[Records drawn from a dataset]

┌──

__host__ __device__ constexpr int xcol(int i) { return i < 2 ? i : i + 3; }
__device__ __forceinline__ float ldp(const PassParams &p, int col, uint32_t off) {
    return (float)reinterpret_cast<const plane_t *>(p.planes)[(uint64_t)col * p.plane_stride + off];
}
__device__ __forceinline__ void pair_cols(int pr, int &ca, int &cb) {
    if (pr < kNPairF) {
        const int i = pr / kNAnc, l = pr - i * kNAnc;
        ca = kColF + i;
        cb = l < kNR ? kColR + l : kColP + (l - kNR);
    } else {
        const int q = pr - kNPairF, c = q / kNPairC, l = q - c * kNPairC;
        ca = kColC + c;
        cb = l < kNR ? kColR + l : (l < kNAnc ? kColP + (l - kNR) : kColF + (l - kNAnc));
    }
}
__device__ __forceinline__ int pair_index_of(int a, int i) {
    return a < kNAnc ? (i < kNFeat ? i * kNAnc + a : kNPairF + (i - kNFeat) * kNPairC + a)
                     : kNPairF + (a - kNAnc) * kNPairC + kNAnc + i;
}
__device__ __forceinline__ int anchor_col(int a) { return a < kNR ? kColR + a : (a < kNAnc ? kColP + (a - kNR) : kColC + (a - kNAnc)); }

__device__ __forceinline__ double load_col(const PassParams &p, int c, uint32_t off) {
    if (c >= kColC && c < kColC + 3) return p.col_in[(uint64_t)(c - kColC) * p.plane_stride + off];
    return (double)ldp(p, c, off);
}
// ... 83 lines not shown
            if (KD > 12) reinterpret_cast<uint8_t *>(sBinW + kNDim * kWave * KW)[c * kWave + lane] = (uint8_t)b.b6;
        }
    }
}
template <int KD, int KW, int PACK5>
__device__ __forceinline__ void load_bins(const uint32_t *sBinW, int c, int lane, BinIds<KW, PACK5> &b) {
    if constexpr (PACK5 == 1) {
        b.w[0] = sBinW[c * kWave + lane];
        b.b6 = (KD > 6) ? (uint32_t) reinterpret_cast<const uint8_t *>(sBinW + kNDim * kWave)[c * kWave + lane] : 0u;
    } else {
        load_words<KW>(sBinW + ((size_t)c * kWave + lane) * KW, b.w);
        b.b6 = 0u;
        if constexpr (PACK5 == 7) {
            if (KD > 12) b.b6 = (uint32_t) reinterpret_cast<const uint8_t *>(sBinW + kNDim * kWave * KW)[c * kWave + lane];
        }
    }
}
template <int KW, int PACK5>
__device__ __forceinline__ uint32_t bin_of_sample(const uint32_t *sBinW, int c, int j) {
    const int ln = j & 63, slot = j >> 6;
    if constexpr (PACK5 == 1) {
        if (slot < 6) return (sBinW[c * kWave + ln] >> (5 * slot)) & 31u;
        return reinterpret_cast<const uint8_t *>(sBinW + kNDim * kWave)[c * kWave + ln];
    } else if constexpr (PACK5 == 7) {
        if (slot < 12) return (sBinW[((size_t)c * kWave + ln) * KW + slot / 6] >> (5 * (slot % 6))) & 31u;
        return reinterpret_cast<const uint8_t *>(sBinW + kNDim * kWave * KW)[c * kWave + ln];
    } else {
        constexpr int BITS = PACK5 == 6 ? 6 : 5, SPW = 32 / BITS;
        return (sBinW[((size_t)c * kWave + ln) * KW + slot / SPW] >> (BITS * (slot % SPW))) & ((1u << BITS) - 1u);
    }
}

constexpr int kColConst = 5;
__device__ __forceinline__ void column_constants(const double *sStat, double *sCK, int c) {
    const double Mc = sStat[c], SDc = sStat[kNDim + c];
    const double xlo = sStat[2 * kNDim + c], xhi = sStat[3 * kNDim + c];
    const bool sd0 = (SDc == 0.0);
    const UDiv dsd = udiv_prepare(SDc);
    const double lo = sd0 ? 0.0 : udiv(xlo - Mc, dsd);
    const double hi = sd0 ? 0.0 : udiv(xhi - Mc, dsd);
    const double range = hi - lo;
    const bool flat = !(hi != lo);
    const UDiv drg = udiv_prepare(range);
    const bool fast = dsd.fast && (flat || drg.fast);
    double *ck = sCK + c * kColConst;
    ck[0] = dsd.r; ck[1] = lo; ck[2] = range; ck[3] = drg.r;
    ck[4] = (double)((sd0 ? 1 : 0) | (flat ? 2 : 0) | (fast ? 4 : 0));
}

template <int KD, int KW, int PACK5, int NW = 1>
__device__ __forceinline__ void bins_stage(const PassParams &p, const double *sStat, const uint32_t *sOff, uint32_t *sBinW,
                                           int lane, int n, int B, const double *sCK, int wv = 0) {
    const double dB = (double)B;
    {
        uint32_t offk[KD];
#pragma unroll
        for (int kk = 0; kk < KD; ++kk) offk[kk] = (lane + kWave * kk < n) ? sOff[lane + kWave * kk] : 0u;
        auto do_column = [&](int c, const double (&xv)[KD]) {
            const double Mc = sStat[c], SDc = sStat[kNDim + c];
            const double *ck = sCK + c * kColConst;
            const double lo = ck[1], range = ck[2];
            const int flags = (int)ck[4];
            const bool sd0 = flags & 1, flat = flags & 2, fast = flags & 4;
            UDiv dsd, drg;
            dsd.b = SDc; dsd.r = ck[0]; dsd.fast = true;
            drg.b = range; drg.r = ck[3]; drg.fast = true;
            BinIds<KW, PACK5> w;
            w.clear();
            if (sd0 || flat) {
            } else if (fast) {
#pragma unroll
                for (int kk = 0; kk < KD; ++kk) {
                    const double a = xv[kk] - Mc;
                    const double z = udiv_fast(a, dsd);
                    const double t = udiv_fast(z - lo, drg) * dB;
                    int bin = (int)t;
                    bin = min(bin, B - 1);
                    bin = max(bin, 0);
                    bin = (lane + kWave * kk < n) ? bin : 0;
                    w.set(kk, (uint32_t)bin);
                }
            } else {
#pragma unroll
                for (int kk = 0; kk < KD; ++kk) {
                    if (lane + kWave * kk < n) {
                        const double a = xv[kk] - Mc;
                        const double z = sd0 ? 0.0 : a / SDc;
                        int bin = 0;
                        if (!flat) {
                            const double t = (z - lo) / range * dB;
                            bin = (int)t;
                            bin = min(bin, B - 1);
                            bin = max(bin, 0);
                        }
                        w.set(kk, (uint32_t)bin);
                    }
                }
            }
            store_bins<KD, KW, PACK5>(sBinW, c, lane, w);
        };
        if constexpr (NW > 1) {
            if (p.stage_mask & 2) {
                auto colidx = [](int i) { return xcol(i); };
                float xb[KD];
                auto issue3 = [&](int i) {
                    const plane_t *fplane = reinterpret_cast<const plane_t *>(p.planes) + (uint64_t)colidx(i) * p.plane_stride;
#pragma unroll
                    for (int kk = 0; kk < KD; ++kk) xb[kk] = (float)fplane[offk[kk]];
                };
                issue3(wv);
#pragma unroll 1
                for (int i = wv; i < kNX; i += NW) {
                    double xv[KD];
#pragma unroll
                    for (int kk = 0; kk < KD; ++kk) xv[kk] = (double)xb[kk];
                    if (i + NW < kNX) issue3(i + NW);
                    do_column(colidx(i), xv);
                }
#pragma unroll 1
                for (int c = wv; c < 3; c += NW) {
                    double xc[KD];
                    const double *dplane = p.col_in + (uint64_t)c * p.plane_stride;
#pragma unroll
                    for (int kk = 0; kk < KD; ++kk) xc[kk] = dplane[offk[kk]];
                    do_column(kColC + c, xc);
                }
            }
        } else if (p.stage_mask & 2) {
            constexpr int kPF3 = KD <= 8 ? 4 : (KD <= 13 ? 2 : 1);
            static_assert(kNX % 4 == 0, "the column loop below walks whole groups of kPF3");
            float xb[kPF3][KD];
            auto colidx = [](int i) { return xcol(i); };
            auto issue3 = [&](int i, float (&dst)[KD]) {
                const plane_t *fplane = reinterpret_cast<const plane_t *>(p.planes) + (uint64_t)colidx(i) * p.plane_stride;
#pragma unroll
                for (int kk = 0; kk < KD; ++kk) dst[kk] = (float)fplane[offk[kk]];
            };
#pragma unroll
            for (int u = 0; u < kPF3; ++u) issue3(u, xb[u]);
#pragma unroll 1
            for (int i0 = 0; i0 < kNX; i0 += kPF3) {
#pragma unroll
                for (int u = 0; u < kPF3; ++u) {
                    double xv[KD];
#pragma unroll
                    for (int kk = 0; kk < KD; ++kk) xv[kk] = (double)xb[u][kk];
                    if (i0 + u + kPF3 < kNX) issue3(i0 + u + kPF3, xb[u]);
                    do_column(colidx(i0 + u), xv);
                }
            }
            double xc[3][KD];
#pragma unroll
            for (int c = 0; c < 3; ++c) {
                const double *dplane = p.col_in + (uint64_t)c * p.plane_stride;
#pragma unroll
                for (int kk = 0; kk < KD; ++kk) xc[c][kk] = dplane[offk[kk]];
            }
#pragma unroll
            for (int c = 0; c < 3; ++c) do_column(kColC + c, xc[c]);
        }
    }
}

└──

• [Problem to solve]
Could you return exactly the stretch of the data above that starts at the line with "const bool flat = !(hi != lo);" and ends at the line with "template <int KD, int KW, int PACK5, int", both lines included?

• [Answer box]
    const bool flat = !(hi != lo);
    const UDiv drg = udiv_prepare(range);
    const bool fast = dsd.fast && (flat || drg.fast);
    double *ck = sCK + c * kColConst;
    ck[0] = dsd.r; ck[1] = lo; ck[2] = range; ck[3] = drg.r;
    ck[4] = (double)((sd0 ? 1 : 0) | (flat ? 2 : 0) | (fast ? 4 : 0));
}

template <int KD, int KW, int PACK5, int NW = 1>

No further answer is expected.